Stored dataset items
══════

template <bool RAW>
__global__ __launch_bounds__(512, 1) void conv12_wino43_fused_kernel(
    const float* __restrict__ x, const float* __restrict__ w1, const float* __restrict__ b1,
    const float* __restrict__ ut2, const float* __restrict__ b2, float* __restrict__ ypool, int H, int W, int nbx,
    int nby, int imgs_per_group, int relu1, int relu2, RawFrames raw, int ut_frag)
{
  __shared__ float s_in[F12_P + 2][F12_INF];
  __shared__ __attribute__((aligned(16))) float s_y[F12_P][F12_P][64];
  __shared__ __attribute__((aligned(16))) float s_v[2][6 * 16 * 64];
  const int tid = threadIdx.x, lane = tid & 63;
  const int wave = __builtin_amdgcn_readfirstlane(tid >> 6);
  const int bx = blockIdx.x % nbx, by = (blockIdx.x / nbx) % nby, b = blockIdx.x / (nbx * nby);
  const int py0 = 16 * by - 1, px0 = 16 * bx - 1;
  const bool is_depth = RAW && (raw.color == nullptr || b >= raw.n_color);
  const int grp = RAW ? ((raw.color != nullptr && is_depth) ? 1 : 0) : b / imgs_per_group;
  w1 += (size_t)grp * 27 * 64;
  b1 += (size_t)grp * 64;
  ut2 += (size_t)grp * 36 * 64 * 64;
  b2 += (size_t)grp * 64;

  const int n16 = lane & 15, kk = lane >> 4, chalf = wave & 1;
  float wb[7][2], bia[2];
  int tapoff[7];
#pragma unroll
  for (int j = 0; j < 7; j++) {
    const int slot = 4 * j + kk, t = slot - 1;
    const int ky = t / 9, rem = t - 9 * ky;
    tapoff[j] = slot == 0 ? 0 : ky * F12_INF + rem;
#pragma unroll
    for (int c2 = 0; c2 < 2; c2++) wb[j][c2] = w1[(size_t)(t < 0 ? 0 : t) * 64 + 32 * chalf + 16 * c2 + n16];
  }
#pragma unroll
  for (int c2 = 0; c2 < 2; c2++) bia[c2] = b1[32 * chalf + 16 * c2 + n16];
  const float bv2 = b2[16 * (wave & 3) + (lane & 15)];
  F12_TS(0);
  {
    constexpr int NWIN = ((F12_P + 2) * F12_INF + 511) / 512;
    float wv_[NWIN];
#pragma unroll
    for (int e = 0; e < NWIN; e++) {
      const int i = tid + 512 * e;
      const int r = i / F12_INF, j = i - r * F12_INF;
      const int iy = py0 - 1 + r, ix = px0 - 1 + j / CF_CIN, ch = j % CF_CIN;
      const bool ok = i < (F12_P + 2) * F12_INF && iy >= 0 && iy < H && ix >= 0 && ix < W;
      const size_t pix = ok ? ((size_t)b * H + iy) * W + ix : (size_t)b * H * W;
      float val;
      if (!RAW) {
        val = x[pix * CF_CIN + (ok ? ch : 0)];
      } else if (!is_depth) {
        val = (float)((double)raw.color[pix * CF_CIN + (ok ? ch : 0)] - raw.mean[ch]);
      } else {
        const int bd = b - (raw.color ? raw.n_color : 0);
        const size_t pixd = ok ? ((size_t)bd * H + iy) * W + ix : (size_t)bd * H * W;
        const float t = fminf(fmaxf(div_rn((float)raw.depth[pixd], 2000.f), 0.f), 1.f) * 255.f;
        val = (float)((double)t - raw.mean[ch]);
      }
      if (!ok) val = 0.f;
      wv_[e] = val;
    }
#pragma unroll
    for (int e = 0; e < NWIN; e++) {
      const int i = tid + 512 * e;
      if (i < (F12_P + 2) * F12_INF) (&s_in[0][0])[i] = wv_[e];
    }
  }
  {
    if (kk == 0) wb[0][0] = wb[0][1] = 0.f;
    const bool interior = py0 >= 0 && py0 + F12_P <= H && px0 >= 0 && px0 + F12_P <= W;
    const float* s_in_f = &s_in[0][0];
    float* s_y_f = &s_y[0][0][0];
    __syncthreads();
    F12_TS(1);
#define F12_LOAD_A(DST, G)                                                                            \
    {                                                                                                 \
      const int q_ = 16 * (G) + n16, qc_ = q_ < F12_P * F12_P ? q_ : F12_P * F12_P - 1;    \
      const int r_ = qc_ / F12_P, c_ = qc_ - F12_P * r_;                                              \
      const int pixb_ = r_ * F12_INF + c_ * CF_CIN;                                                   \
      _Pragma("unroll") for (int j = 0; j < 7; j++) DST[j] = s_in_f[pixb_ + tapoff[j]];               \
      if (kk == 0) DST[0] = 0.f;                  \
    }
    constexpr int NU = 2 * ((F12_P * F12_P + 15) / 16);
    float av[7], an[7];
    F12_LOAD_A(av, wave >> 1)
    for (int u = wave; u < NU; u += 8) {
      const int g = u >> 1;
      if (u + 8 < NU) F12_LOAD_A(an, (u + 8) >> 1)
      v4f12 acc[2];
#pragma unroll
      for (int c2 = 0; c2 < 2; c2++) acc[c2] = (v4f12){0.f, 0.f, 0.f, 0.f};
#pragma unroll
      for (int j = 0; j < 7; j++)
#pragma unroll
        for (int c2 = 0; c2 < 2; c2++) acc[c2] = __builtin_amdgcn_mfma_f32_16x16x4f32(av[j], wb[j][c2], acc[c2], 0, 0, 0);
      const int qo0 = 16 * g + 4 * kk;
      float* dst = s_y_f + qo0 * 64 + 32 * chalf + n16;
      if (interior && g < F12_P * F12_P / 16) {
#pragma unroll
        for (int i = 0; i < 4; i++)
#pragma unroll
          for (int c2 = 0; c2 < 2; c2++) {
            float a = acc[c2][i] + bia[c2];
            if (relu1) a = a > 0.f ? a : 0.f;
            dst[i * 64 + 16 * c2] = a;
          }
      } else {
#pragma unroll
        for (int i = 0; i < 4; i++) {
          const int qo = qo0 + i;
          const int ro = qo / F12_P, co = qo - F12_P * ro;
          const int yy = py0 + ro, xx = px0 + co;
          const bool ok = yy >= 0 && yy < H && xx >= 0 && xx < W;
#pragma unroll
          for (int c2 = 0; c2 < 2; c2++) {
            float a = acc[c2][i] + bia[c2];
            if (relu1) a = a > 0.f ? a : 0.f;
            if (!ok) a = 0.f;
            if (qo < F12_P * F12_P) dst[i * 64 + 16 * c2] = a;
          }
        }
      }
#pragma unroll
      for (int j = 0; j < 7; j++) av[j] = an[j];
    }
#undef F12_LOAD_A
  }
  __syncthreads();

  F12_TS(2);
  const bool consumer = wave < 4;
  const int lr = lane & 15, lk = lane >> 4;
  const int ptid = tid & 255;
  const int tile = ptid >> 4, cq = ptid & 15;
  const int tyy = tile >> 2, txx = tile & 3;
  v4f12 acc[36];
  const float* ub = ut2 + (size_t)(16 * (wave & 3) + lr) * 64 + 4 * lk;
  f4 a0[4], a1[4], q0[4], q1[4];
  const unsigned uoff = (unsigned)((16 * (wave & 3) + lr) * 64 + 4 * lk);
  const unsigned foff = (unsigned)(((wave & 3) * 4) * 256 + lane * 4);
#define F12_LOADB(D0, D1, K, G)                                                                                  \
  if (ut_frag) {                                                                                                 \
    const float* pk_ = ut2 + (size_t)(K) * 4096 + 256 * (G);                                                     \
    D0 = *reinterpret_cast<const f4*>(pk_ + foff);                                                               \
    D1 = *reinterpret_cast<const f4*>(pk_ + 4096 + foff);                                                        \
  } else {                                                                                                       \
    const float* pk_ = ut2 + (size_t)(K) * 4096 + 16 * (G);                                                      \
    D0 = *reinterpret_cast<const f4*>(pk_ + uoff);                                                               \
    D1 = *reinterpret_cast<const f4*>(pk_ + 4096 + uoff);                                                        \
  }
#define F12_LOADA(D0, D1, BUF, J, G)                                                                             \
  { D0 = *reinterpret_cast<const f4*>(&s_v[BUF][((J) * 16 + lr) * 64 + (((4 * (G) + lk) ^ lr) * 4)]);            \
    D1 = *reinterpret_cast<const f4*>(&s_v[BUF][(((J) + 1) * 16 + lr) * 64 + (((4 * (G) + lk) ^ lr) * 4)]); }
#define F12_PRODUCE(XI, BUF)                                                                                    \
  {                                                                                                             \
    typedef float f2p __attribute__((ext_vector_type(2)));                                                      \
    f2p ta[2][6];                                                                                               \
    _Pragma("unroll") for (int hh = 0; hh < 2; hh++) {                                                          \
      f4 d[3][6];                                                                                               \
      _Pragma("unroll") for (int s3 = 0; s3 < 3; s3++)                                                          \
        _Pragma("unroll") for (int r = 0; r < 6; r++)                                                           \
          if (((XI) == 0 && (r == 0 || r == 2 || r == 4)) || ((XI) == 5 && (r == 1 || r == 3 || r == 5)) ||     \
              ((XI) >= 1 && (XI) <= 4 && r >= 1 && r <= 4))                                                     \
            d[s3][r] = *reinterpret_cast<const f4*>(&s_y[4 * tyy + r][4 * txx + 3 * hh + s3][cq * 4]);          \
      __builtin_amdgcn_sched_barrier(0);                                                                        \
      _Pragma("unroll") for (int s3 = 0; s3 < 3; s3++) {                                                        \
        const int s2 = 3 * hh + s3;                                                                             \
        _Pragma("unroll") for (int hf = 0; hf < 2; hf++) {                                                      \
          f2p e_[6];                                                                                            \
          _Pragma("unroll") for (int r = 0; r < 6; r++) e_[r] = hf ? d[s3][r].zw : d[s3][r].xy;                 \
          if ((XI) == 0) ta[hf][s2] = (4.f * e_[0] - 5.f * e_[2]) + e_[4];                                      \
          else if ((XI) == 5) ta[hf][s2] = (4.f * e_[1] - 5.f * e_[3]) + e_[5];                                 \
          else if ((XI) == 1 || (XI) == 2) {                                                                    \
            const f2p a = e_[4] - 4.f * e_[2], b_ = e_[3] - 4.f * e_[1];                                        \
            ta[hf][s2] = (XI) == 1 ? a + b_ : a - b_;                                                           \
          } else {                                                                                              \
            const f2p c = e_[4] - e_[2], e = 2.f * (e_[3] - e_[1]);                                             \
            ta[hf][s2] = (XI) == 3 ? c + e : c - e;                                                             \
          }                                                                                                     \
        }                                                                                                       \
      }                                                                                                         \
      __builtin_amdgcn_sched_barrier(0);                                                                        \
    }                                                                                                           \
    f2p oa[2][6];                                                                                               \
    _Pragma("unroll") for (int hf = 0; hf < 2; hf++) {                                                          \
      const f2p* t_ = ta[hf];                                                                                   \
      oa[hf][0] = (4.f * t_[0] - 5.f * t_[2]) + t_[4];                                                          \
      { const f2p a = t_[4] - 4.f * t_[2], b_ = t_[3] - 4.f * t_[1]; oa[hf][1] = a + b_; oa[hf][2] = a - b_; }  \
      { const f2p c = t_[4] - t_[2], e = 2.f * (t_[3] - t_[1]); oa[hf][3] = c + e; oa[hf][4] = c - e; }         \
      oa[hf][5] = (4.f * t_[1] - 5.f * t_[3]) + t_[5];                                                          \
    }                                                                                                           \
    _Pragma("unroll") for (int j = 0; j < 6; j++)                                                               \
      *reinterpret_cast<f4*>(&s_v[BUF][(j * 16 + tile) * 64 + ((cq ^ tile) * 4)]) =                             \
          (f4){oa[0][j].x, oa[0][j].y, oa[1][j].x, oa[1][j].y};                                                 \
  }
#define F12_PAIR(XI, J, BUF, NK)                                                                                \
  {                                                                                                             \
    if ((J) == 0) { _Pragma("unroll") for (int g_ = 0; g_ < 4; g_++) F12_LOADA(a0[g_], a1[g_], BUF, 0, g_) }    \
    v4f12 ca_ = (v4f12){0.f, 0.f, 0.f, 0.f}, cb_ = ca_;                                                         \
    _Pragma("unroll") for (int g_ = 0; g_ < 4; g_++) {                                                          \
      __builtin_amdgcn_sched_barrier(0);                                                                        \
      _Pragma("unroll") for (int i_ = 0; i_ < 4; i_++) {                                                        \
        ca_ = __builtin_amdgcn_mfma_f32_16x16x4f32(a0[g_][i_], q0[g_][i_], ca_, 0, 0, 0);                       \
        cb_ = __builtin_amdgcn_mfma_f32_16x16x4f32(a1[g_][i_], q1[g_][i_], cb_, 0, 0, 0);                       \
      }                                                                                                         \
      __builtin_amdgcn_sched_barrier(0);                                                                        \
      if ((J) < 4 && !F12_ABL_NO_A) { F12_LOADA(a0[g_], a1[g_], BUF, (J) + 2, g_) }                             \
      if ((NK) >= 0 && (NK) < 36 && !F12_ABL_NO_B) { F12_LOADB(q0[g_], q1[g_], (NK), g_) }                      \
    }                                                                                                           \
    acc[6 * (XI) + (J)] = ca_;                                                                                  \
    acc[6 * (XI) + (J) + 1] = cb_;                                                                              \
  }
#define F12_CONSUME(XI, BUF)                                                                                    \
  F12_PAIR(XI, 0, BUF, 6 * (XI) + 2) F12_PAIR(XI, 2, BUF, 6 * (XI) + 4) F12_PAIR(XI, 4, BUF, 6 * (XI) + 6)
#define F12_STEP(S)                                                                                             \
  if (consumer) { if ((S) >= 1) { F12_CONSUME((S) - 1, ((S) - 1) & 1) } }                                       \
  else { if ((S) <= 5 && !F12_ABL_NO_T) { F12_PRODUCE((S) <= 5 ? (S) : 5, (S) & 1) } }                          \
  F12_TS(10 + 2 * (S)); F12_TSW(11 + 2 * (S), 4);                                                                \
  __syncthreads();
  if (consumer) { _Pragma("unroll") for (int g = 0; g < 4; g++) F12_LOADB(q0[g], q1[g], 0, g) }
  F12_STEP(0) F12_STEP(1) F12_STEP(2) F12_STEP(3) F12_STEP(4) F12_STEP(5) F12_STEP(6)
#undef F12_STEP
#undef F12_CONSUME
#undef F12_PAIR
#undef F12_PRODUCE
#undef F12_LOADA
#undef F12_LOADB

  F12_TS(3);
  float* s_o = &s_v[0][0];
  if (consumer) {
    typedef float f2e __attribute__((ext_vector_type(2)));
    const int co = 16 * wave + lr;
    const float bv = bv2;
#pragma unroll
    for (int ih = 0; ih < 2; ih++) {
      f2e yo[16];
#pragma unroll
      for (int o = 0; o < 16; o++) yo[o] = (f2e){0.f, 0.f};
#pragma unroll
      for (int nu = 0; nu < 6; nu++) {
        const float c0 = nu == 5 ? 0.f : 1.f;
        const float c1 = nu == 1 ? 1.f : nu == 2 ? -1.f : nu == 3 ? 2.f : nu == 4 ? -2.f : 0.f;
        const float c2 = (nu == 1 || nu == 2) ? 1.f : (nu == 3 || nu == 4) ? 4.f : 0.f;
        const float c3 = nu == 1 ? 1.f : nu == 2 ? -1.f : nu == 3 ? 8.f : nu == 4 ? -8.f : nu == 5 ? 1.f : 0.f;
        f2e m_[6], t_[4];
#pragma unroll
        for (int x_ = 0; x_ < 6; x_++) m_[x_] = (f2e){acc[6 * x_ + nu][2 * ih], acc[6 * x_ + nu][2 * ih + 1]};
        {
          const f2e s = m_[1] + m_[2], d = m_[1] - m_[2], S = m_[3] + m_[4], D = m_[3] - m_[4];
          t_[0] = (m_[0] + s) + S;
          t_[1] = __builtin_elementwise_fma((f2e){2.f, 2.f}, D, d);
          t_[2] = __builtin_elementwise_fma((f2e){4.f, 4.f}, S, s);
          t_[3] = __builtin_elementwise_fma((f2e){8.f, 8.f}, D, d) + m_[5];
        }
#pragma unroll
        for (int a_ = 0; a_ < 4; a_++) {
          yo[4 * a_ + 0] = __builtin_elementwise_fma(t_[a_], (f2e){c0, c0}, yo[4 * a_ + 0]);
          yo[4 * a_ + 1] = __builtin_elementwise_fma(t_[a_], (f2e){c1, c1}, yo[4 * a_ + 1]);
          yo[4 * a_ + 2] = __builtin_elementwise_fma(t_[a_], (f2e){c2, c2}, yo[4 * a_ + 2]);
          yo[4 * a_ + 3] = __builtin_elementwise_fma(t_[a_], (f2e){c3, c3}, yo[4 * a_ + 3]);
        }
      }
#pragma unroll
      for (int o = 0; o < 16; o++) {
        f2e val = yo[o] + (f2e){bv, bv};
        if (relu2) { val.x = val.x > 0.f ? val.x : 0.f; val.y = val.y > 0.f ? val.y : 0.f; }
        yo[o] = val;
      }
#pragma unroll
      for (int a2 = 0; a2 < 2; a2++)
#pragma unroll
        for (int e2 = 0; e2 < 2; e2++) {
          f2e p = yo[4 * (2 * a2) + 2 * e2];
          const f2e p1 = yo[4 * (2 * a2) + 2 * e2 + 1], p2 = yo[4 * (2 * a2 + 1) + 2 * e2], p3 = yo[4 * (2 * a2 + 1) + 2 * e2 + 1];
          p.x = p1.x > p.x ? p1.x : p.x; p.y = p1.y > p.y ? p1.y : p.y;
          p.x = p2.x > p.x ? p2.x : p.x; p.y = p2.y > p.y ? p2.y : p.y;
          p.x = p3.x > p.x ? p3.x : p.x; p.y = p3.y > p.y ? p3.y : p.y;
          s_o[((2 * lk + a2) * 8 + (2 * (2 * ih) + e2)) * 64 + co] = p.x;
          s_o[((2 * lk + a2) * 8 + (2 * (2 * ih + 1) + e2)) * 64 + co] = p.y;
        }
    }
  }
  F12_TS(4);
  __syncthreads();
  const int Hp = H >> 1, Wp = W >> 1;
  for (int i = tid; i < 8 * 8 * 16; i += 512) {
    const int c4 = (i & 15) * 4, pxl = (i >> 4) & 7, pyl = i >> 7;
    *reinterpret_cast<f4*>(ypool + (((size_t)b * Hp + 8 * by + pyl) * Wp + 8 * bx + pxl) * 64 + c4) =
        *reinterpret_cast<const f4*>(&s_o[(pyl * 8 + pxl) * 64 + c4]);
  }
  F12_TS(5);
}

}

══════

§ ACTION ITEM:
Could you please copy the lines above exactly, beginning at the first and ending at the line that contains "s_v[2][6 * 16 * 64];"?

§ SOLUTION FOR THIS PROBLEM:
template <bool RAW>
__global__ __launch_bounds__(512, 1) void conv12_wino43_fused_kernel(
    const float* __restrict__ x, const float* __restrict__ w1, const float* __restrict__ b1,
    const float* __restrict__ ut2, const float* __restrict__ b2, float* __restrict__ ypool, int H, int W, int nbx,
    int nby, int imgs_per_group, int relu1, int relu2, RawFrames raw, int ut_frag)
{
  __shared__ float s_in[F12_P + 2][F12_INF];
  __shared__ __attribute__((aligned(16))) float s_y[F12_P][F12_P][64];
  __shared__ __attribute__((aligned(16))) float s_v[2][6 * 16 * 64];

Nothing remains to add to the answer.